Task data: Begin

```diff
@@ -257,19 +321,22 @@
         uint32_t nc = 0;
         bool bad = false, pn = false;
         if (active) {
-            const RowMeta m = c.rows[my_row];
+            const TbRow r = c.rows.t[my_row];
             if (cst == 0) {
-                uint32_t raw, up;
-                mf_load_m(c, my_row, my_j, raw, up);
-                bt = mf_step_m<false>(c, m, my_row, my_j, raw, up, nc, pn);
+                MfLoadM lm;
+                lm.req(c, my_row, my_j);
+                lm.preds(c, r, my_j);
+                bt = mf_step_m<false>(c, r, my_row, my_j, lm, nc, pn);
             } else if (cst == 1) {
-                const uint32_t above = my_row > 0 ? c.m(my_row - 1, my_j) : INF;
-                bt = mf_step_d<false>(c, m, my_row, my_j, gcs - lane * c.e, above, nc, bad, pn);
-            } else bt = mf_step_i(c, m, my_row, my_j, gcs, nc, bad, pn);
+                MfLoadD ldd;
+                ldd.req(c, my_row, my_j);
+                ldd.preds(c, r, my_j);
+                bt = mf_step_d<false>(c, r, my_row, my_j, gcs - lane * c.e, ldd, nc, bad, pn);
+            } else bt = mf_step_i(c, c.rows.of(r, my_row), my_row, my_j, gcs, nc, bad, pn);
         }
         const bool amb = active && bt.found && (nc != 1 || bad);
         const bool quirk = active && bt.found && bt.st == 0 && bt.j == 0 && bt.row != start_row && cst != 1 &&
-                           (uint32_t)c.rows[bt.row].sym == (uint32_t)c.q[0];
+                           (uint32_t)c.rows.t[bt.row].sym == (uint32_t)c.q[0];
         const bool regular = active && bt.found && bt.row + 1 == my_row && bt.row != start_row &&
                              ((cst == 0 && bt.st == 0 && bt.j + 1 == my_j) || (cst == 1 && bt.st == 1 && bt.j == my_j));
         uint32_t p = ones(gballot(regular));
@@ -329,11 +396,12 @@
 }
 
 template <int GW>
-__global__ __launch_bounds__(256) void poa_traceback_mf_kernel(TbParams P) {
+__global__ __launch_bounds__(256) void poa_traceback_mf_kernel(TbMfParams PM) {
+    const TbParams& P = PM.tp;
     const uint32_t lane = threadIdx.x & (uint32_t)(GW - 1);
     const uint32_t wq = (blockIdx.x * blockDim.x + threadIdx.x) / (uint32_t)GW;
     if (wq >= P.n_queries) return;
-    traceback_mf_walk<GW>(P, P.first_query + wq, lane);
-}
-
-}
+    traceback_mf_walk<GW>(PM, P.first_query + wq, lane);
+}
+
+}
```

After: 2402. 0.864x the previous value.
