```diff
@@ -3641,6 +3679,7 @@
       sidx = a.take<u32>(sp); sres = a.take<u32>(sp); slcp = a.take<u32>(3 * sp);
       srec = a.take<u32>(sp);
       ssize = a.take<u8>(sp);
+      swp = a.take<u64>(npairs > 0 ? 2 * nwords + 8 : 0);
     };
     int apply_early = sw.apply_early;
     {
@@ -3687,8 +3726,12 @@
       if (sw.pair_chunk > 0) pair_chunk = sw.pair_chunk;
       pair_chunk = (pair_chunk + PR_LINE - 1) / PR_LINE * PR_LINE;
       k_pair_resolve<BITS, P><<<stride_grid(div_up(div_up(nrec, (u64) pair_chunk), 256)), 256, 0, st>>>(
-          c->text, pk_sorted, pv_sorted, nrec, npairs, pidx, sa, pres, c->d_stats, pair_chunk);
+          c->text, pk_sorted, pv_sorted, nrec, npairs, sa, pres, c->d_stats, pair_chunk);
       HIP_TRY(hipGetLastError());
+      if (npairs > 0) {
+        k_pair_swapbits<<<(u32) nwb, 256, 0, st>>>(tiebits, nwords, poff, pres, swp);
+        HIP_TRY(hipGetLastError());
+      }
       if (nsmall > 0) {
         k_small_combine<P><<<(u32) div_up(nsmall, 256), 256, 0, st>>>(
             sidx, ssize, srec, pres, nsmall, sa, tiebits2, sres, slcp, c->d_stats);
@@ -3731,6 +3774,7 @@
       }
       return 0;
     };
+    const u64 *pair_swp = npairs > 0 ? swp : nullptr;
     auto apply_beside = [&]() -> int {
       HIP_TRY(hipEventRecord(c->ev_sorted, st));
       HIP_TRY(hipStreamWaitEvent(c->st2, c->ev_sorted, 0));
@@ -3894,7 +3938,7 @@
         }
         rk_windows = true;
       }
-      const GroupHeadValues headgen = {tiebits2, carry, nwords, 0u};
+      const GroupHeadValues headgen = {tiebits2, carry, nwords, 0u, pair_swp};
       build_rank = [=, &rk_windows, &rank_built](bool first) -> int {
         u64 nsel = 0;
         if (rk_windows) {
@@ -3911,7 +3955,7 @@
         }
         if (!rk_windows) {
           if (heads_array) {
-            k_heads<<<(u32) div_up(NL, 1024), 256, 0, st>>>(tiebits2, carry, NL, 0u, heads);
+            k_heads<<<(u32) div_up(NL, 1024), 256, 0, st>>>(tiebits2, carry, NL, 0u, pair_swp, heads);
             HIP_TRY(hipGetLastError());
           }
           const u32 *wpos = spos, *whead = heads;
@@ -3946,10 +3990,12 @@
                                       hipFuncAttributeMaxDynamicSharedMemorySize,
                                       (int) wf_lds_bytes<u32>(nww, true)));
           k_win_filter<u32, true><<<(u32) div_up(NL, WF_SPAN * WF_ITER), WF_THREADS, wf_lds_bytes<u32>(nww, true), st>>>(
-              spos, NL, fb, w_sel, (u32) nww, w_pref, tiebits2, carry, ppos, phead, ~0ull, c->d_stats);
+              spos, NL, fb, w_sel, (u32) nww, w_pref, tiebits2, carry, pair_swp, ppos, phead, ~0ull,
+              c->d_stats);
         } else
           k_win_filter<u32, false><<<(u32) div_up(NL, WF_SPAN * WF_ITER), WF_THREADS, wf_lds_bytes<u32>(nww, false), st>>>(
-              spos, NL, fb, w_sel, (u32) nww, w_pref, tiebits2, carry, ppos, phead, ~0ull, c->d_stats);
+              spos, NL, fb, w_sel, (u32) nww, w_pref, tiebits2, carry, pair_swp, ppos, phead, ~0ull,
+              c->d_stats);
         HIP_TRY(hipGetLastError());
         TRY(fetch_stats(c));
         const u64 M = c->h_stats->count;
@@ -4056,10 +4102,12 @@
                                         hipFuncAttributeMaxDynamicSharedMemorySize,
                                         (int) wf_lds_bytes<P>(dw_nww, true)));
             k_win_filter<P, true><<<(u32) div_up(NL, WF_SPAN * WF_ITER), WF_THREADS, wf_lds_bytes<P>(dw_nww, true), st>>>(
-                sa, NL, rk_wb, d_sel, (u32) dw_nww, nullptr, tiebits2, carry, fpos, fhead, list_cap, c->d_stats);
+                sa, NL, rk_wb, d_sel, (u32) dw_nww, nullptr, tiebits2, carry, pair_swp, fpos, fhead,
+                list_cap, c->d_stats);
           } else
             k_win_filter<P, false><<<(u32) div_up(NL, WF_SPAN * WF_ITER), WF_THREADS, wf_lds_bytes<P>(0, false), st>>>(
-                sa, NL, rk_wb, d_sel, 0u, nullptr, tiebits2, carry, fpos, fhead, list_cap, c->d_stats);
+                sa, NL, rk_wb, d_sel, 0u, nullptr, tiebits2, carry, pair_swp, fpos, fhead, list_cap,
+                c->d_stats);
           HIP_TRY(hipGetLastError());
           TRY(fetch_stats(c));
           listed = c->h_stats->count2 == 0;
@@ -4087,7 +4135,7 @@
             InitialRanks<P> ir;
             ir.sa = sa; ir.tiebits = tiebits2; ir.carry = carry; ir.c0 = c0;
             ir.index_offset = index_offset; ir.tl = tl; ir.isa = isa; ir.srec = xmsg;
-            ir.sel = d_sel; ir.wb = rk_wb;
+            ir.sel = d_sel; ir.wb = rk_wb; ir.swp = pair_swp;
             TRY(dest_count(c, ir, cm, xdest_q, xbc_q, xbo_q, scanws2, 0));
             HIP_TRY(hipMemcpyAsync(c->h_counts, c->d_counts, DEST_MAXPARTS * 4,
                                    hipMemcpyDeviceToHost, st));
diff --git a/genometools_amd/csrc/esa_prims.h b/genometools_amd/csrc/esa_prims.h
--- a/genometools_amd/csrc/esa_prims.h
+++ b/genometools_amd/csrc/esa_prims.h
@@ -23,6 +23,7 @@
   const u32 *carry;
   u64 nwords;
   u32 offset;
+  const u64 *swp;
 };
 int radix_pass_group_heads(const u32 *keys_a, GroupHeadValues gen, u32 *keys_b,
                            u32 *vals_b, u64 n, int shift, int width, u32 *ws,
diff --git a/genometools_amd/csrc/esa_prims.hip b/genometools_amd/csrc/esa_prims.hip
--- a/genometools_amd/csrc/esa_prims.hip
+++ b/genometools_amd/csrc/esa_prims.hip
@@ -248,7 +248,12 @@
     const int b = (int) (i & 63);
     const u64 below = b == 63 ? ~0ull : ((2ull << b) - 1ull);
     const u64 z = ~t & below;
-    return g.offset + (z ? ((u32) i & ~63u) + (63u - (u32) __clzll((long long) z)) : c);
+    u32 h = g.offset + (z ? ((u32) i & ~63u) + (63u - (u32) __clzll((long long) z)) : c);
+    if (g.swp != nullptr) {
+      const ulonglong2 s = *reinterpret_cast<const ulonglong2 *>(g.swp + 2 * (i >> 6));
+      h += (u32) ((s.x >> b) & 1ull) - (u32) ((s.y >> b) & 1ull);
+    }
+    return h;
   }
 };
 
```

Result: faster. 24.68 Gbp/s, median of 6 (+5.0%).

Task data: End

What this task involves
Whenever a line of the data above includes the word "sres", copy that line.

Problem solution
       sidx = a.take<u32>(sp); sres = a.take<u32>(sp); slcp = a.take<u32>(3 * sp);
             sidx, ssize, srec, pres, nsmall, sa, tiebits2, sres, slcp, c->d_stats);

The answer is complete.